Велин подбадривающе кивнул, но Бэртон совсем не нуждался в поддержке. Мучительно напрягшись, он торопливо, задыхаясь, заговорил, будто желая поскорее освободиться от бремени воспоминаний.

– Там, где деревья. В темноте. Сначала я принял его за куст, но он пошевельнулся…

– Как он выглядел? – быстро спросил Велин. Бэртон покачал головой.

– Не знаю… Серый такой… нет, белесый. Лохматый. Высотой с метр. Может, овальной формы. Страшный такой! Его невозможно описать, доктор! Человек должен его увидеть, чтобы понять…

Бэртон содрогнулся, былой страх снова овладел им, но, оправившись, он продолжил рассказ.

– Вы ведь знаете, я не из трусливых. Никогда не верил подобным историям, считал их выдумками. Но сегодня увидел. Это чудовищно, невообразимо! Но он и сейчас там, снаружи!
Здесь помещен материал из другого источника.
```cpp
extern "C" int kmx_pgo_get_trajectory(kmx_pgo* h, int robot, const double* anchor, double* out) {
  KMX_GUARD_BEGIN
  if (int rc = check_robot(h, robot)) return rc;
  KMX_CHECK(anchor && out, KMX_EINVAL, "null argument");
  KMX_HIP(hipSetDevice(h->device));
  const int ps = 4 * h->P.r, l = h->local_of[robot], n = h->npose[robot];
  if (int rc = ensure_scratch(h, (size_t)ps + (size_t)std::max(n, 1) * 12)) return rc;
  double* d_anchor = h->d_scratch;
  double* d_out = h->d_scratch + ps;
  KMX_HIP(hipMemcpyAsync(d_anchor, anchor, sizeof(double) * ps, hipMemcpyHostToDevice, h->stream));
  if (n)
    hipLaunchKernelGGL(k_traj, dim3((n + 127) / 128), dim3(128), 0, h->stream,
                       (const double*)(h->d_vec + (size_t)h->loff[l] * ps), n, h->P.r, (const double*)d_anchor, d_out);
  KMX_HIP(hipGetLastError());
  KMX_HIP(hipMemcpyAsync(out, d_out, sizeof(double) * n * 12, hipMemcpyDeviceToHost, h->stream));
  KMX_HIP(hipStreamSynchronize(h->stream));
  return KMX_OK;
  KMX_GUARD_END
}

extern "C" int kmx_pgo_eval(kmx_pgo* h, int robot, int mode, const double* V, double* out, double* scalar) {
  KMX_GUARD_BEGIN
  if (int rc = check_robot(h, robot)) return rc;
  KMX_CHECK(mode >= KMX_EVAL_COST_EGRAD && mode <= KMX_EVAL_RETRACT, KMX_EINVAL, "bad eval mode");
  KMX_CHECK(out && (V || mode == KMX_EVAL_RGRAD), KMX_EINVAL, "null argument");
  KMX_HIP(hipSetDevice(h->device));
  const int ps = 4 * h->P.r, l = h->local_of[robot], n = h->npose[robot];
  const size_t vec = (size_t)std::max(h->nloc, 1) * ps;
// ... 104 lines not shown
```

### kimera-multi_amd/csrc/pgo_check.cpp

```cpp
#include <climits>
#include <cstdio>
#include <string>
#include <vector>

#include "pgo_host.h"

namespace {

int g_fail = 0;

#define CHECK(cond)                                                     \
  do {                                                                  \
    if (!(cond)) {                                                      \
      std::fprintf(stderr, "pgo_check.cpp:%d: %s\n", __LINE__, #cond);  \
      ++g_fail;                                                         \
    }                                                                   \
  } while (0)

struct Rot {
  double m[9];
};
Rot rot(int axis, double a, bool half_turn = false) {
  const double c = half_turn ? -1.0 : std::cos(a), s = half_turn ? 0.0 : std::sin(a);
  switch (axis) {
// ... 155 lines not shown
  const RecAt want[11] = {{0, 0, 1, 1},  {1, 5, 1, 2},  {2, 0, 0, 0},  {3, 1, 1, 2}, {4, 4, 0, -4}, {5, 1, 0, 1},
                          {6, 3, 1, -3}, {7, 5, 0, 0},  {8, 2, 1, 4},  {9, 3, 0, -2}, {10, 2, 0, 3}};
  const int GS = kmx::rec_gs(p.rw);
  CHECK(GS == (full ? 16 : 8));
  CHECK(p.rec.size() == (size_t)12 * GS);
  CHECK(p.rec_o.size() == (full ? (size_t)1 : (size_t)12));
  if (p.rec.size() != (size_t)12 * GS || p.rec_o.size() != (full ? (size_t)1 : (size_t)12)) return;
  for (const RecAt& w : want) {
    const double* c = &p.rec[(size_t)w.pos * GS];
    const int64_t e = p.loc_edge_gid[w.k];
    const double wk = g.weight[e] * g.kappa[e], wt = g.weight[e] * g.tau[e];
    if (!full) {
      const unsigned word = (unsigned)p.rec_o[w.pos];
      CHECK(((int)(word << 3) >> 3) == w.other);
      double q[4], Rq[9];
      kmx::quat_unpack(c, (int)(word >> 29), q);
      kmx::quat_to_rot(q, Rq);
      for (int i = 0; i < 9; ++i) CHECK(std::fabs(Rq[i] - g.R[9 * e + i]) <= 1e-12);
      for (int i = 0; i < 3; ++i) CHECK(c[3 + i] == g.t[3 * e + i]);
      CHECK(c[6] == wk && std::fabs(c[7]) == wt);
      CHECK(std::signbit(c[7]) == (w.tail != 0));
    } else {
      for (int i = 0; i < 9; ++i) CHECK(c[i] == g.R[9 * e + i]);
      for (int i = 0; i < 3; ++i) CHECK(c[9 + i] == g.t[3 * e + i]);
      CHECK(c[12] == wk && c[13] == wt);
      uint64_t bits;
      std::memcpy(&bits, &c[14], 8);
      CHECK((int)(uint32_t)bits == w.other);
      CHECK((int)((bits >> 32) & 0x7fffffffu) == w.k);
      CHECK((bits >> 63) == (uint64_t)w.tail);
      CHECK(c[15] == 0.0);
// ... 225 lines not shown
```

### kimera-multi_amd/csrc/pgo_host.h

```cpp
#pragma once
#include <algorithm>
#include <climits>
#include <cmath>
#include <cstdint>
#include <cstdlib>
#include <cstring>
#include <string>
#include <vector>

#include "kmx_abi.h"

namespace kmx {

constexpr int WAVES = 4;
constexpr int tile_poses(int r, int w = WAVES) { return w * (64 / r); }
constexpr int TILES_TARGET = 736;

enum RedMode { RM_LAUNCH = 0, RM_CONSUMER = 2 };
constexpr int RM_CONSUMER_MAX_POSES = 80000;
constexpr int GROUP_CONSUMER_MAX_TILES = 384;

constexpr int rec_gs(int rw) { return rw == 10 ? 8 : 16; }
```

– Хватит, Бэртон! – устало прервал его Велин. – Скажите только… Этот ужас… Можете ли вы мне сказать, когда он охватил вашу душу… Сразу или постепенно?…

Пилот наморщил лоб.

Странно… Сейчас, когда вы меня об этом спрашиваете, я все помню. Сначала я просто удивился, потом почувствовал легкое беспокойство… А знаете, вы правы: словно я взбирался по лестнице, и на последней ступеньке меня ожидал ужас… Никогда даже не подозревал, что могу испытать такое… Не помню, как вернулся на базу…

– Хорошо, хорошо, – покачал головой Велин. – Все ясно. Вы сможете встать?

Сестра Санчес ринулась вперед, но Бэртон, опередив ее, поднялся сам, без чьей-либо помощи. Велин протянул ему одну пневмоампулу.